The GDPR deals with processing[0] of personal data[1], not data about anything
else any entity wants to remain somehow restricted. Other legal regimes may
deal with disclosures of that kind, but _not_ the GDPR.

[0] ‘processing’ means any operation or set of operations which is performed
on personal data or on sets of personal data, whether or not by automated
means, such as collection, recording, organisation, structuring, storage,
adaptation or alteration, retrieval, consultation, use, disclosure by
transmission, dissemination or otherwise making available, alignment or
combination, restriction, erasure or destruction;

[1] ‘personal data’ means any information relating to an identified or
identifiable natural person (‘data subject’); an identifiable natural person
is one who can be identified, directly or indirectly, in particular by
reference to an identifier such as a name, an identification number, location
data, an online identifier or to one or more factors specific to the physical,
physiological, genetic, mental, economic, cultural or social identity of that
natural person;

------
dan1234
For those who can't/won't login to see this:

Facebook continues to make real-time improvements to its platform to protect
people's data. We are making the following changes to maintain trust with
people who use our products.
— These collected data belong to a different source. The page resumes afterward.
template <typename T>
__device__ __forceinline__ Sw2dArgsT<T> member_args(const Sw2dArgsT<T> &a0, int m) {
    Sw2dArgsT<T> a = a0;
    const long o = (long)m * a0.mstride;
    auto mv = [o](auto *p) { return p ? p + o : p; };
    a.bu = mv(a.bu); a.bv = mv(a.bv); a.bp = mv(a.bp); a.bt = mv(a.bt); a.bq = mv(a.bq);
    a.su = mv(a.su); a.sv = mv(a.sv); a.sp = mv(a.sp); a.st = mv(a.st);
    a.sgeo = mv(a.sgeo); a.sirho = mv(a.sirho); a.sst = mv(a.sst);
    a.ou = mv(a.ou); a.ov = mv(a.ov); a.op = mv(a.op); a.ot = mv(a.ot); a.oq = mv(a.oq);
    a.dgeo = mv(a.dgeo); a.dirho = mv(a.dirho); a.dst = mv(a.dst);
    return a;
}

template <typename T>
__global__ __launch_bounds__(256) void sw2d_derive_kernel(Sw2dArgsT<T> a0) {
    const Sw2dArgsT<T> a = member_args(a0, blockIdx.z);
    __shared__ double tab[kExnerTabDoubles];
    tab[threadIdx.y * 64 + threadIdx.x] = a.exner_tab[threadIdx.y * 64 + threadIdx.x];
    __syncthreads();
    const int i = blockIdx.x * 64 + threadIdx.x;
    const int j = a.j0 + blockIdx.y * 4 + threadIdx.y;
    if (i >= a.W || j >= a.j1) return;
    const long o = (long)j * a.W + i;
    Thermo<T> th = thermo(a.sp[o], a.st[o], tab);
    a.dgeo[o] = th.geo;
    a.dirho[o] = th.t_over_p;
    a.dst[o] = th.st;
}

template <typename T, bool TEMP>
__global__ __launch_bounds__(256) void sw2d_stage_kernel(Sw2dArgsT<T> a0) {
    const Sw2dArgsT<T> a = member_args(a0, blockIdx.z);
    const int W = a.W, H = a.H;
    const int i = blockIdx.x * 64 + threadIdx.x;
    const int j = a.j0 + blockIdx.y * 4 + threadIdx.y;
    if (i >= W || j >= a.j1) return;
    const bool wrap = a.wrap_j;
    const int iw = i == 0 ? W - 1 : i - 1, ie = i == W - 1 ? 0 : i + 1;
    const long rc = row_off(j, H, W, wrap), rn = row_off(j - 1, H, W, wrap),
               rs = row_off(j + 1, H, W, wrap);
    const T uc = a.su[rc + i], uw = a.su[rc + iw], ue = a.su[rc + ie], un = a.su[rn + i], us = a.su[rs + i],
            usw = a.su[rs + iw];
    const T vc = a.sv[rc + i], vw = a.sv[rc + iw], ve = a.sv[rc + ie], vn = a.sv[rn + i], vs = a.sv[rs + i],
            vsw = a.sv[rs + iw];
    const T pc = a.sp[rc + i], pw = a.sp[rc + iw], pe = a.sp[rc + ie], pn = a.sp[rn + i], ps = a.sp[rs + i];
    T gc = pc, ge = pe, gs = ps;
    if (TEMP) {
        gc = a.sgeo[rc + i];
        ge = a.sgeo[rc + ie];
        gs = a.sgeo[rs + i];
    }
    T du = adv_vel_u(uc, uw, ue, un, us, vc, vw, vs, vsw, a.h_dx) + geo_grad(ge, gc, a.g_dx);
    T dv = adv_vel_v(vc, vw, ve, vn, vs, uc, un, uw, usw, a.h_dx) + geo_grad(gs, gc, a.g_dx);
    if (TEMP) {
        const T vis = visc_u(uc, uw, ue, un, us, a.mu_dx2) * a.sirho[rc + i];
        du -= vis;
        dv -= vis;
    }
    const T dp = adv_geo(uc, uw, vc, vn, pc, pw, pe, pn, ps, a.h_dx);
    const long o = (long)j * W + i;
    const T bp = a.bp[o];
    const T pnew = bp - a.dt * dp;
    a.ou[o] = a.bu[o] - a.dt * du;
    a.ov[o] = a.bv[o] - a.dt * dv;
    a.op[o] = pnew;
    if (TEMP) {
        const T dst = adv_geo(uc, uw, vc, vn, a.sst[rc + i], a.sst[rc + iw], a.sst[rc + ie],
                                   a.sst[rn + i], a.sst[rs + i], a.h_dx);
        const T tt = bp * a.bt[o] - a.dt * dst;
        a.ot[o] = tt * rcp(pnew);
    }
}

template <typename T, int AXIS, bool LIMIT>
__global__ __launch_bounds__(256) void tracer_axis_kernel(Sw2dArgsT<T> a0, const T *qin, T *qout) {
    const Sw2dArgsT<T> a = member_args(a0, blockIdx.z);
    qin += blockIdx.z * a0.mstride;
    qout += blockIdx.z * a0.mstride;
    const int W = a.W, H = a.H;
    const int i = blockIdx.x * 64 + threadIdx.x;
    const int j = a.j0 + blockIdx.y * 4 + threadIdx.y;
    if (i >= W || j >= a.j1) return;
    const bool wrap = a.wrap_j;
    T f, fm;
    const long rc = row_off(j, H, W, wrap);
    if (AXIS == 0) {
        const long r1 = row_off(j + 1, H, W, wrap), r2 = row_off(j + 2, H, W, wrap),
                   rm = row_off(j - 1, H, W, wrap), rmm = row_off(j - 2, H, W, wrap);
        const T qmm = qin[rmm + i], qm = qin[rm + i], q0 = qin[rc + i], q1 = qin[r1 + i], q2 = qin[r2 + i];
        f = face_flux<LIMIT>(a.bv[rc + i], qm, q0, q1, q2, a.dtdx);
        fm = face_flux<LIMIT>(a.bv[rm + i], qmm, qm, q0, q1, a.dtdx);
        qout[(long)j * W + i] = q0 - f + fm;
    } else {
        auto wi = [W](int x) { x %= W; return x < 0 ? x + W : x; };
        const int i1 = wi(i + 1), i2 = wi(i + 2), im = wi(i - 1), imm = wi(i - 2);
        const T qmm = qin[rc + imm], qm = qin[rc + im], q0 = qin[rc + i], q1 = qin[rc + i1], q2 = qin[rc + i2];
        f = face_flux<LIMIT>(a.bu[rc + i], qm, q0, q1, q2, a.dtdx);
        fm = face_flux<LIMIT>(a.bu[rc + im], qmm, qm, q0, q1, a.dtdx);
        qout[(long)j * W + i] = q0 - f + fm;
    }
}

template <typename T>
static dim3 cell_grid(const Sw2dArgsT<T> &a) {
    return dim3((a.W + 63) / 64, (a.j1 - a.j0 + 3) / 4, a.members);
}

template <typename T>
void launch_sw2d_derive(const Sw2dArgsT<T> &a, hipStream_t s) {
    if (a.j1 <= a.j0) return;
    hipLaunchKernelGGL(sw2d_derive_kernel<T>, cell_grid(a), dim3(64, 4), 0, s, a);
}

template <typename T>
void launch_sw2d_stage(const Sw2dArgsT<T> &a, bool temp, hipStream_t s) {
    if (a.j1 <= a.j0) return;
    if (temp)
        hipLaunchKernelGGL((sw2d_stage_kernel<T, true>), cell_grid(a), dim3(64, 4), 0, s, a);
    else
        hipLaunchKernelGGL((sw2d_stage_kernel<T, false>), cell_grid(a), dim3(64, 4), 0, s, a);
}

template <typename T>
void launch_tracer_axis(const Sw2dArgsT<T> &a, int axis, bool limit, const T *q_in, T *q_out, hipStream_t s) {
    if (a.j1 <= a.j0) return;
    dim3 g = cell_grid(a), b(64, 4);
    if (axis == 0) {
        if (limit) hipLaunchKernelGGL((tracer_axis_kernel<T, 0, true>), g, b, 0, s, a, q_in, q_out);
        else hipLaunchKernelGGL((tracer_axis_kernel<T, 0, false>), g, b, 0, s, a, q_in, q_out);
    } else {
        if (limit) hipLaunchKernelGGL((tracer_axis_kernel<T, 1, true>), g, b, 0, s, a, q_in, q_out);
        else hipLaunchKernelGGL((tracer_axis_kernel<T, 1, false>), g, b, 0, s, a, q_in, q_out);
    }
}

template <typename T>
struct Row {
    T u, uw, v, vw, p, st, g, irho;
};

template <bool TEMP, typename T>
__device__ __forceinline__ void make_row_r(Row<T> &r, T u, T v, T p, T t, const double *tab, T rcp_p) {
    r.u = u;
    r.v = v;
    r.p = p;
    r.uw = from_west(u);
    r.vw = from_west(v);
    if (TEMP) {
        Thermo<T> th = thermo(p, t, tab, rcp_p);
        r.st = th.st;
        r.g = th.geo;
        r.irho = th.t_over_p;
    } else {
        r.st = T(0.0);
        r.g = p;
        r.irho = T(0.0);
    }
}

template <bool TEMP, typename T>
__device__ __forceinline__ void make_row(Row<T> &r, T u, T v, T p, T t, const double *tab) {
    make_row_r<TEMP>(r, u, v, p, t, tab, TEMP ? rcp(p) : T(0.0));
}

template <typename T>
struct Tend {
    T du, dv, dp, dst;
};

template <bool TEMP, typename T>
__device__ __forceinline__ Tend<T> tendencies(const Row<T> &RM, const Row<T> &R0, const Row<T> &RP, T g_dx, T h_dx,
                                              T mu_dx2) {
    const T ue = from_east(R0.u), ve = from_east(R0.v);
    const T uw = R0.uw, vw = R0.vw, usw = RP.uw, vsw = RP.vw;
    const T pw = from_west(R0.p), pe = from_east(R0.p);
    const T ge = TEMP ? from_east(R0.g) : pe;
    Tend<T> t;
    t.du = adv_vel_u(R0.u, uw, ue, RM.u, RP.u, R0.v, vw, RP.v, vsw, h_dx) +
           geo_grad(ge, R0.g, g_dx);
    t.dv = adv_vel_v(R0.v, vw, ve, RM.v, RP.v, R0.u, RM.u, uw, usw, h_dx) +
           geo_grad(RP.g, R0.g, g_dx);
    if (TEMP) {
        const T vis = visc_u(R0.u, uw, ue, RM.u, RP.u, mu_dx2) * R0.irho;
        t.du -= vis;
        t.dv -= vis;
    }
    t.dp = adv_geo(R0.u, uw, R0.v, RM.v, R0.p, pw, pe, RM.p, RP.p, h_dx);
    t.dst = T(0.0);
    if (TEMP) {
        const T stw = from_west(R0.st), ste = from_east(R0.st);
        t.dst = adv_geo(R0.u, uw, R0.v, RM.v, R0.st, stw, ste, RM.st, RP.st, h_dx);
    }
    return t;
}

template <typename T>
struct Raw {
    T u, v, p, t, q;
};

constexpr unsigned kNoStore = 0x80000000u;
__device__ __forceinline__ void store_row_lanes(double *row, int W, unsigned lane_off, double x) {
    typedef unsigned int u32x2 __attribute__((ext_vector_type(2)));
    const __amdgpu_buffer_rsrc_t rs = __builtin_amdgcn_make_buffer_rsrc(row, 0, W * 8, 0x00020000);
    __builtin_amdgcn_raw_buffer_store_b64(__builtin_bit_cast(u32x2, x), rs, (int)lane_off, 0, 0);
}

__device__ __forceinline__ double own_copy(double x) {
    double y;
    asm volatile("v_mov_b64 %0, %1" : "=v"(y) : "v"(x) : "memory");
    return y;
}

These changes are never easy, but by focusing our
efforts, we can put stronger protections in place to combat potential abuse.
Please find a quick summary of these changes below:

Facebook Login:

App review required to ask users to share checkins, likes, photos, videos,
events, and groups

Following fields are now deprecated and will return empty data:
relationship_status, religion, political, friendlists, education, work, about,
website, interested_in

Following Open Graph permissions are also deprecated and will return empty
data: books, fitness, games, music, news, video

Taggable friends and mutual friends APIs are now deprecated

Pages API:

App review required

Page conversations will receive a new thread identifier

Require a Page access token with a matching Page for specific endpoints:
/agencies, /canvases, /instagram_accounts, /leadgen_forms,
/page_backed_instagram_accounts, /promotable_posts, /page/userpermissions

Deprecated /checkin_posts API and webhook

Remove social context elements: /friends_who_like, /friends_tagged_at,
/video_watch_friends, /music_listen_friends

App review required to use the following edges: GET /page/events and GET
/me/events

Events API:

App review required

Deprecated content edges on all events: /feed, /posts, /comments, /pictures,
/videos, /live_videos, /photos

Deprecated user edges on all events: /attending, /interested, /declined,
/maybe, /noreply

See User Node and Page API sections for details of /events edges on these
nodes

Groups API:

App review required; API use must meet a specific group admin need

Removed some fields returned by edges on groups: to, from, likes, reactions,
name_tags, message_tags, with_tags, tags, admin_creator

Deprecated APIs that share data about people in groups, including /members,
/admins, /owner and a number of undocumented endpoints: /member_requests,
/moderators, /former_members, /insights, /links, /tagged

Search API:

Deprecated Search API for pages, groups, events, and users

Games:

Updated Instant Games context_fetchPlayers API to limit users returned to
those who have played in the specified context

Deprecated Scores API, Achievements API, /taggable_friends, and
/invitable_friends

Deprecated /{app-id}/staticresources

App Insights API:

Removed age, gender and country information from the app_event metric

Instagram API Platform:

Instagram is accelerating the previously announced deprecation of the
Instagram API Platform and has lowered rate limits

User Node

The following User node fields will no longer return information: about,
education, friendlists, interested_in, political, relationship_status,
religion, website, work.

GET /user/groups and GET /me/groups - This edge no longer returns any fields
that contain User identifying information. This applies to all app Users, even
app Admins querying their own User ID.

App review required to use the following edges: GET /user/events and GET
/me/events (apps with user_events permission granted will still require re-
review)

------
nopacience
still doesnt show who visits your profile.